Any attempt to homogenise the temples of folk deities would only lead to the end of the plurality of Hindu society, Sivasubramanian said. The Sangh Parivar had already brought under its control several temples. In these temples they have fixed the worship timings, appointed Brahmin poojaris, made the rules rigid and installed idols of mainstream gods such as Siva (in the form of Linga), Vinayagar and Murugan. A few years ago, when a Brahmin poojari objected to animal sacrifice in one such temple for a village deity in Coimbatore on the grounds that it could not be done in a temple that had a Linga, the people removed the Linga and went ahead with the sacrifice. At the temple of a folk deity in Tuticorin, when the newly appointed Brahmin poojari objected to animal sacrifice because the temple now also had an idol of Murugan, devotees performed the sacrifice after hiding the idol behind a curtain. Such developments would only create further divisions in village communities in the southern districts, which are known for caste-related violence.

A study by the Tirunelveli-based Human Rights Organisation on the practices in 564 temples in Tirunelveli and Tuticorin districts revealed that the "kodai" festivals had some positive elements. Although Dalits were normally denied entry into 240 of these temples, they were allowed to participate in the festivals. Dalits shared the meat of the sacrificed animals with the people of the Thevar community, with which they are at loggerheads most of the time. Any attempt to disturb the balance may aggravate the caste-related problems in these sensitive areas, the study felt.

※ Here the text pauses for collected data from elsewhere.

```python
EXPORTS = [
    "mvs_last_error", "mvs_device_count", "mvs_default_config", "mvs_engine_create", "mvs_engine_destroy",
    "mvs_engine_set_views", "mvs_engine_grid_dims", "mvs_engine_get_pyramid", "mvs_engine_set_thresholds",
    "mvs_engine_get_thresholds", "mvs_engine_update_threshold", "mvs_engine_upload_patches",
    "mvs_engine_clear_patches", "mvs_engine_num_patches", "mvs_engine_download_patches", "mvs_engine_propagate",
    "mvs_engine_pass", "mvs_engine_export_counts", "mvs_engine_export_device", "mvs_engine_commit_device",
    "mvs_engine_commit_local", "mvs_engine_depth_normal_map", "mvs_engine_probe", "mvs_engine_last_timing",
    "mvs_engine_filter", "mvs_comm_unique_id", "mvs_engine_comm_init", "mvs_engine_comm_attach", "mvs_engine_comm_release",
    "mvs_engine_exchange", "mvs_list_cap", "mvs_engine_filter_stats", "mvs_patch_bytes", "mvs_engine_reserve", "mvs_engine_comm_info",
    "mvs_default_refiner", "mvs_engine_set_refiner", "mvs_engine_export_ply", "mvs_engine_seed_patches",
]
# ... 22 lines not shown

class SeedView(C.Structure):
    _fields_ = [("normals", C.c_void_p), ("mask", C.c_void_p)]


class Counters(C.Structure):
    _fields_ = [(n, C.c_int64) for n in ("candidates", "prefiltered", "patches", "fail0", "fail1", "inserted",
                                         "replaced", "evals", "view_evals", "trimmed")]

    def as_dict(self):
        return {n: int(getattr(self, n)) for n, _ in self._fields_}


class Timing(C.Structure):
    _fields_ = [("index_ms", C.c_float), ("sweep_ms", C.c_float), ("commit_ms", C.c_float), ("sweep_launches", C.c_int32),
                ("exchange_ms", C.c_float), ("exchange_bytes", C.c_int64), ("check_retried_cells", C.c_int64)]


class FilterStats(C.Structure):
    _fields_ = [(n, C.c_float) for n in ("outside_ms", "exact_ms", "neighbor_ms", "groups_ms", "rebuild_ms", "total_ms")] + \
               [(n, C.c_int64) for n in ("patches_in", "exact_patches", "exact_view_evals", "neighbor_patches", "neighbor_tasks", "neighbor_entries",
                                         "neighbor_visited", "neighbor_accepted", "neighbor_retried", "exchange_bytes")]


class EngineError(RuntimeError):

    def __init__(self, msg, status=None):
        super().__init__(msg)
        self.status = status


# ... 265 lines not shown
        r, w, cc, cr = C.c_int(), C.c_int(), C.c_int(), C.c_int()
        self.L.mvs_engine_comm_info.argtypes = [C.c_void_p] + [C.POINTER(C.c_int)] * 4
        self._check(self.L.mvs_engine_comm_info(self.h, C.byref(r), C.byref(w), C.byref(cc), C.byref(cr)))
        return {"rank": r.value, "world": w.value, "comm_count": cc.value, "comm_rank": cr.value}

    def comm_release(self):
        self._check(self.L.mvs_engine_comm_release(self.h))

    def exchange(self):
        self._check(self.L.mvs_engine_exchange(self.h))

    def timing(self):
        t = Timing()
        self._check(self.L.mvs_engine_last_timing(self.h, C.byref(t)))
        return {"index_ms": t.index_ms, "sweep_ms": t.sweep_ms, "commit_ms": t.commit_ms, "sweep_launches": t.sweep_launches,
                "exchange_ms": t.exchange_ms, "exchange_bytes": int(t.exchange_bytes), "check_retried_cells": int(t.check_retried_cells)}

    def depth_normal_map(self, view, kind):
        gw, gh = self.grid_dims(view)
        d = np.zeros((gh, gw), np.float32)
        n = np.zeros((gh, gw, 3), np.float32)
        ids = np.zeros((gh, gw), np.int32)
        self._check(self.L.mvs_engine_depth_normal_map(self.h, view, kind, _ptr(d), _ptr(n), _ptr(ids)))
        return d, n, ids

    def probe(self, op, recs=None, values=None):
        if op == PROBE_MATH:
            x = np.ascontiguousarray(values, dtype=np.float32)
            out = np.zeros((x.shape[0], 5), np.float32)
            self._check(self.L.mvs_engine_probe(self.h, op, x.shape[0], None, _ptr(x), None, _ptr(out), None))
            return out
# ... 8 lines not shown
```

Measured before the change: 28.90 million.

## Compact sweep jobs into per-queue lists before the resident sweep kernel

Adds a pre-pass that flags each job with at least one same-view trial source, scans the flags and scatters the surviving job ids into a compacted list with per-queue bounds. The resident sweep kernel then pulls jobs straight from this list instead of claiming 128-job chunks and ballot-checking each lane for a source. The source test is now stricter, counting matching-view entries rather than any non-empty neighbour cell, so fewer empty jobs should reach the heavy sweep. The cost is three extra launches plus a scan per pass, and the job_nstage reset moves into the list kernel.

```diff
diff --git a/include/mvskit_engine.h b/include/mvskit_engine.h
--- a/include/mvskit_engine.h
+++ b/include/mvskit_engine.h
@@ -179,6 +179,7 @@
     float commit_ms;
     int32_t sweep_launches;
     float exchange_ms;
+    int32_t sweep_jobs_listed;
     int64_t exchange_bytes;
     int64_t check_retried_cells;
 } mvs_timing;
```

The Tamil Nadu Progressive Writers Association has said that the State government's action against animal sacrifice would affect the right to worship of Dalits and other backward sections of the people and would only unwittingly help the Sangh Parivar bring thousands of village temples under its control.

After sensing the all-round protest against the move, the Federation of Village Temple Priests, believed to be a Parivar organisation, has urged the State government not to enforce the ban on animal sacrifice in temples, since the move is "impractical". "Animal sacrifice can be banned only if the majority of people stopped eating non-vegetarian food," said federation president S. Vedantam. CPI(M) State secretary N. Varadarajan said in a statement that there could be no two opinions about the irrational nature of the belief in animal sacrifice. "All the same, it is an age-old belief with cultural overtones, involving the right to worship of Dalits and people from other backward communities and also the religious sentiments of these people," he said. "Attempts at educating these people and improving their social and economic status should necessarily precede efforts to put an end to such superstitious beliefs," observed Varadarajan.